First, the book is full of grammatical errors and misused words. For example, Shafer consistently uses the word "parameter" incorrectly in place of "perimeter" and he has real problems with subjective, objective, and reflexive pronouns (his editor should be ashamed).
Second, Shafer's Bible scholarship is questionable: characters refer to Eve by name long before she and Adam are cast out of Eden (in the Bible, she isn't named until after God discovers that they've eaten the forbidden fruit); characters refer to animals in Eden by name before Adam is created (Adam is the one who actually names the animals); Adam & Eve are forbidden to eat the fruit of the tree of knowledge of good and evil AND the fruit of the tree of life (in the Bible, God only forbids them to eat of the former, but evicts them from Eden so they won't eat the fruit of the latter). I understand that Shafer is writing about events that might have happened, but he could have worked much harder to reconcile his additions to the story with what is told in the Bible.
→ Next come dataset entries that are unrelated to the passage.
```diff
@@ -203,31 +236,31 @@
   const int fr = lane & 15, fk = lane >> 4;
   const int row0 = tid >> 2, slot = tid & 3;
   const int q0 = (slot - 2 * ((row0 >> 2) & 3)) & 3;
-  const double* a_src0 = Ag + (int64_t)row0 * lda + 2 * q0;
-  const double* a_src1 = a_src0 + (int64_t)64 * lda;
   auto bperm = [](int R) {
     const int t = (R >> 4) & 3, f = R & 15;
     return (R & 64) + ((t & 2) << 4) + 2 * f + (t & 1);
   };
-  const double* b_src0 = Bg + (int64_t)bperm(row0) * ldb + 2 * q0;
-  const double* b_src1 = Bg + (int64_t)bperm(row0 + 64) * ldb + 2 * q0;
   const unsigned lds0 = (unsigned)(uintptr_t)smem;
   const unsigned wave_off = (unsigned)__builtin_amdgcn_readfirstlane(wave * 64 * 16);
+  const int64_t src_off[4] = {(int64_t)row0 * lda + 2 * q0, (int64_t)(row0 + 64) * lda + 2 * q0,
+                              (int64_t)bperm(row0) * ldb + 2 * q0, (int64_t)bperm(row0 + 64) * ldb + 2 * q0};
+#if GPMI_RING_SADDR
+  const double* Au = ring_uniform(Ag);
+  const double* Bu = ring_uniform(Bg);
+  const unsigned voff[4] = {(unsigned)(src_off[0] * 8), (unsigned)(src_off[1] * 8), (unsigned)(src_off[2] * 8),
+                            (unsigned)(src_off[3] * 8)};
+#endif
+  auto piece = [&](int p, int st, int k0) {
+    const unsigned dst = lds0 + (unsigned)st * (2 * DMA_OP_DOUBLES * 8) + wave_off + (p >> 1) * (DMA_OP_DOUBLES * 8) + (p & 1) * (256 * 16);
+#if GPMI_RING_SADDR
+    ring_piece(voff[p], (p < 2 ? Au : Bu) + k0, dst);
+#else
+    ring_piece((p < 2 ? Ag : Bg) + src_off[p] + k0, dst);
+#endif
+  };
   auto issue = [&](int st, int k0) {
-    const unsigned base = lds0 + (unsigned)st * (2 * DMA_OP_DOUBLES * 8) + wave_off;
-    const double* p0 = a_src0 + k0;
-    const double* p1 = a_src1 + k0;
-    const double* p2 = b_src0 + k0;
-    const double* p3 = b_src1 + k0;
-    asm volatile(
-        "s_mov_b32 m0, %4\n\ts_nop 0\n\tglobal_load_lds_dwordx4 %0, off\n\t"
-        "s_mov_b32 m0, %5\n\ts_nop 0\n\tglobal_load_lds_dwordx4 %1, off\n\t"
-        "s_mov_b32 m0, %6\n\ts_nop 0\n\tglobal_load_lds_dwordx4 %2, off\n\t"
-        "s_mov_b32 m0, %7\n\ts_nop 0\n\tglobal_load_lds_dwordx4 %3, off"
-        :
-        : "v"(p0), "v"(p1), "v"(p2), "v"(p3), "s"(base), "s"(base + 256 * 16), "s"(base + DMA_OP_DOUBLES * 8),
-          "s"(base + DMA_OP_DOUBLES * 8 + 256 * 16)
-        : "memory");
+#pragma unroll
+    for (int p = 0; p < 4; ++p) piece(p, st, k0);
   };
   for (int st = 0; st < DMA_STAGES - 1 && st < nk; ++st) issue(st, st * DMA_BK);
 
@@ -249,12 +282,16 @@
   const int rslot = (fk + 2 * (fr >> 2)) & 3;
   const int a_off = ((wr * 64 + fr) * 4 + rslot) * 2;
   const int b_off = DMA_OP_DOUBLES + ((wc * 64 + fr) * 4 + rslot) * 2;
-  auto stage = [&](int kt) {
+  auto stage = [&](int kt, auto full) {
+    constexpr bool under = GPMI_RING_DMA_UNDER && decltype(full)::value;
     const int ahead = nk - 1 - kt;
-    dma_wait(4 * (ahead < DMA_STAGES - 2 ? ahead : DMA_STAGES - 2));
+    if (decltype(full)::value) dma_wait(4 * (DMA_STAGES - 2));
+    else dma_wait(4 * (ahead < DMA_STAGES - 2 ? ahead : DMA_STAGES - 2));
     __syncthreads();
+    const bool pf = decltype(full)::value || kt + DMA_STAGES - 1 < nk;
+    const int pf_st = (kt + DMA_STAGES - 1) % DMA_STAGES, pf_k0 = (kt + DMA_STAGES - 1) * DMA_BK;
 #ifdef GPMI_DMA_ISSUE_EARLY
-    if (kt + DMA_STAGES - 1 < nk) issue((kt + DMA_STAGES - 1) % DMA_STAGES, (kt + DMA_STAGES - 1) * DMA_BK);
+    if (!under && pf) issue(pf_st, pf_k0);
 #endif
     const double* sa = smem + (kt % DMA_STAGES) * 2 * DMA_OP_DOUBLES;
     d2_t a[4], b[4];
@@ -265,25 +302,43 @@
 #pragma unroll
     for (int t = 0; t < 4; ++t) b[t] = *reinterpret_cast<const d2_t*>(sa + b_off + t * 16 * 4 * 2);
 #ifndef GPMI_DMA_ISSUE_EARLY
-    if (kt + DMA_STAGES - 1 < nk) issue((kt + DMA_STAGES - 1) % DMA_STAGES, (kt + DMA_STAGES - 1) * DMA_BK);
-#endif
+    if (!under && pf) issue(pf_st, pf_k0);
+#endif
+    int m = 0;
 #pragma unroll
     for (int h = 0; h < 2; ++h)
 #pragma unroll
       for (int i = 0; i < 4; ++i)
 #pragma unroll
-        for (int j = 0; j < 4; ++j)
+        for (int j = 0; j < 4; ++j) {
           acc[i][j] = __builtin_amdgcn_mfma_f64_16x16x4f64(a[i][h], b[j][h], acc[i][j], 0, 0, OP == OP_SUB ? 1 : 0);
-  };
-  stage(0);
+          ++m;
+          if (under && m >= GPMI_RING_DMA_FIRST && (m - GPMI_RING_DMA_FIRST) % GPMI_RING_DMA_STEP == 0 &&
+              (m - GPMI_RING_DMA_FIRST) / GPMI_RING_DMA_STEP < 4) {
+            __builtin_amdgcn_sched_barrier(0);
+            piece((m - GPMI_RING_DMA_FIRST) / GPMI_RING_DMA_STEP, pf_st, pf_k0);
+            __builtin_amdgcn_sched_barrier(0);
+          }
+        }
+  };
+  stage(0, std::false_type{});
   int kt = 1;
+#if GPMI_RING_STATIC_TRIPS || GPMI_RING_DMA_UNDER
+  for (; kt + 3 + DMA_STAGES - 1 < nk; kt += 4) {
+    stage(kt, std::true_type{});
+    stage(kt + 1, std::true_type{});
+    stage(kt + 2, std::true_type{});
+    stage(kt + 3, std::true_type{});
+  }
+#else
   for (; kt + 3 < nk; kt += 4) {
-    stage(kt);
-    stage(kt + 1);
-    stage(kt + 2);
-    stage(kt + 3);
-  }
-  for (; kt < nk; ++kt) stage(kt);
+    stage(kt, std::false_type{});
+    stage(kt + 1, std::false_type{});
+    stage(kt + 2, std::false_type{});
+    stage(kt + 3, std::false_type{});
+  }
+#endif
+  for (; kt < nk; ++kt) stage(kt, std::false_type{});
   c_store_begin<CST>();
 #pragma unroll
   for (int i = 0; i < 4; ++i)
@@ -304,21 +359,26 @@
   const int fr = lane & 15, fk = lane >> 4;
   const int row0 = tid >> 2, slot = tid & 3;
   const int q0 = (slot - 2 * ((row0 >> 2) & 3)) & 3;
-  const double* a_src = Ag + (int64_t)row0 * lda + 2 * q0;
   const int bcol = (row0 & 32) + 2 * (row0 & 15) + ((row0 >> 4) & 1);
-  const double* b_src = Bg + (int64_t)bcol * ldb + 2 * q0;
   const unsigned lds0 = (unsigned)(uintptr_t)smem;
   const unsigned wave_off = (unsigned)__builtin_amdgcn_readfirstlane(wave * 64 * 16);
+  const int64_t src_off[2] = {(int64_t)row0 * lda + 2 * q0, (int64_t)bcol * ldb + 2 * q0};
+#if GPMI_RING_SADDR
+  const double* Au = ring_uniform(Ag);
+  const double* Bu = ring_uniform(Bg);
+  const unsigned voff[2] = {(unsigned)(src_off[0] * 8), (unsigned)(src_off[1] * 8)};
+#endif
+  auto piece = [&](int p, int st, int k0) {
+    const unsigned dst = lds0 + (unsigned)st * (2 * OPD * 8) + wave_off + p * (OPD * 8);
+#if GPMI_RING_SADDR
+    ring_piece(voff[p], (p ? Bu : Au) + k0, dst);
+#else
+    ring_piece((p ? Bg : Ag) + src_off[p] + k0, dst);
+#endif
+  };
   auto issue = [&](int st, int k0) {
-    const unsigned base = lds0 + (unsigned)st * (2 * OPD * 8) + wave_off;
-    const double* p0 = a_src + k0;
-    const double* p1 = b_src + k0;
-    asm volatile(
-        "s_mov_b32 m0, %2\n\ts_nop 0\n\tglobal_load_lds_dwordx4 %0, off\n\t"
-        "s_mov_b32 m0, %3\n\ts_nop 0\n\tglobal_load_lds_dwordx4 %1, off"
-        :
-        : "v"(p0), "v"(p1), "s"(base), "s"(base + OPD * 8)
-        : "memory");
+    piece(0, st, k0);
+    piece(1, st, k0);
   };
   for (int st = 0; st < DMA_STAGES - 1 && st < nk; ++st) issue(st, st * DMA_BK);
 
@@ -343,10 +403,14 @@
     else if (newer >= 2) asm volatile("s_waitcnt vmcnt(2)" ::: "memory");
     else asm volatile("s_waitcnt vmcnt(0)" ::: "memory");
   };
-  auto stage = [&](int kt) {
+  auto stage = [&](int kt, auto full) {
+    constexpr bool under = GPMI_RING_DMA_UNDER && decltype(full)::value;
     const int ahead = nk - 1 - kt;
-    wait2(2 * (ahead < DMA_STAGES - 2 ? ahead : DMA_STAGES - 2));
+    if (decltype(full)::value) wait2(2 * (DMA_STAGES - 2));
+    else wait2(2 * (ahead < DMA_STAGES - 2 ? ahead : DMA_STAGES - 2));
     __syncthreads();
+    const bool pf = decltype(full)::value || kt + DMA_STAGES - 1 < nk;
+    const int pf_st = (kt + DMA_STAGES - 1) % DMA_STAGES, pf_k0 = (kt + DMA_STAGES - 1) * DMA_BK;
     const double* sa = smem + (kt % DMA_STAGES) * 2 * OPD;
     d2_t a[2], b[2];
 #pragma unroll
@@ -354,24 +418,42 @@
       a[t] = *reinterpret_cast<const d2_t*>(sa + a_off + t * 16 * 4 * 2);
       b[t] = *reinterpret_cast<const d2_t*>(sa + b_off + t * 16 * 4 * 2);
     }
-    if (kt + DMA_STAGES - 1 < nk) issue((kt + DMA_STAGES - 1) % DMA_STAGES, (kt + DMA_STAGES - 1) * DMA_BK);
+    if (!under && pf) issue(pf_st, pf_k0);
+    int m = 0;
 #pragma unroll
     for (int h = 0; h < 2; ++h)
 #pragma unroll
       for (int i = 0; i < 2; ++i)
 #pragma unroll
-        for (int j = 0; j < 2; ++j)
+        for (int j = 0; j < 2; ++j) {
           acc[i][j] = __builtin_amdgcn_mfma_f64_16x16x4f64(a[i][h], b[j][h], acc[i][j], 0, 0, OP == OP_SUB ? 1 : 0);
-  };
-  stage(0);
+          ++m;
+          if (under && m >= GPMI_RING_DMA64_FIRST && (m - GPMI_RING_DMA64_FIRST) % GPMI_RING_DMA64_STEP == 0 &&
+              (m - GPMI_RING_DMA64_FIRST) / GPMI_RING_DMA64_STEP < 2) {
+            __builtin_amdgcn_sched_barrier(0);
+            piece((m - GPMI_RING_DMA64_FIRST) / GPMI_RING_DMA64_STEP, pf_st, pf_k0);
+            __builtin_amdgcn_sched_barrier(0);
+          }
+        }
+  };
+  stage(0, std::false_type{});
   int kt = 1;
+#if GPMI_RING_STATIC_TRIPS || GPMI_RING_DMA_UNDER
+  for (; kt + 3 + DMA_STAGES - 1 < nk; kt += 4) {
+    stage(kt, std::true_type{});
+    stage(kt + 1, std::true_type{});
+    stage(kt + 2, std::true_type{});
+    stage(kt + 3, std::true_type{});
+  }
+#else
   for (; kt + 3 < nk; kt += 4) {
-    stage(kt);
-    stage(kt + 1);
-    stage(kt + 2);
-    stage(kt + 3);
-  }
-  for (; kt < nk; ++kt) stage(kt);
+    stage(kt, std::false_type{});
+    stage(kt + 1, std::false_type{});
+    stage(kt + 2, std::false_type{});
+    stage(kt + 3, std::false_type{});
+  }
+#endif
+  for (; kt < nk; ++kt) stage(kt, std::false_type{});
   c_store_begin<CST>();
 #pragma unroll
   for (int i = 0; i < 2; ++i)
```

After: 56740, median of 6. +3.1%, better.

Third, Shafer includes debates and logical discussions throughout the book, but the logic he uses is replete with fallacies and holes. After Lucifer asks several non-rhetorical questions, another character remarks that Lucifer speaks the truth (questions can be neither true nor false, only valid or invalid - it's the answers to those questions that are true or false). The debate that takes place near the end of the book is little more than a barrage of ad hominem fallacies, name-calling, and red herrings. All of this is pointless, though, since faith is not dependent on logic.
All in all, this book was very disappointing, and I would encourage anyone seeking good Christian literature to look elsewhere.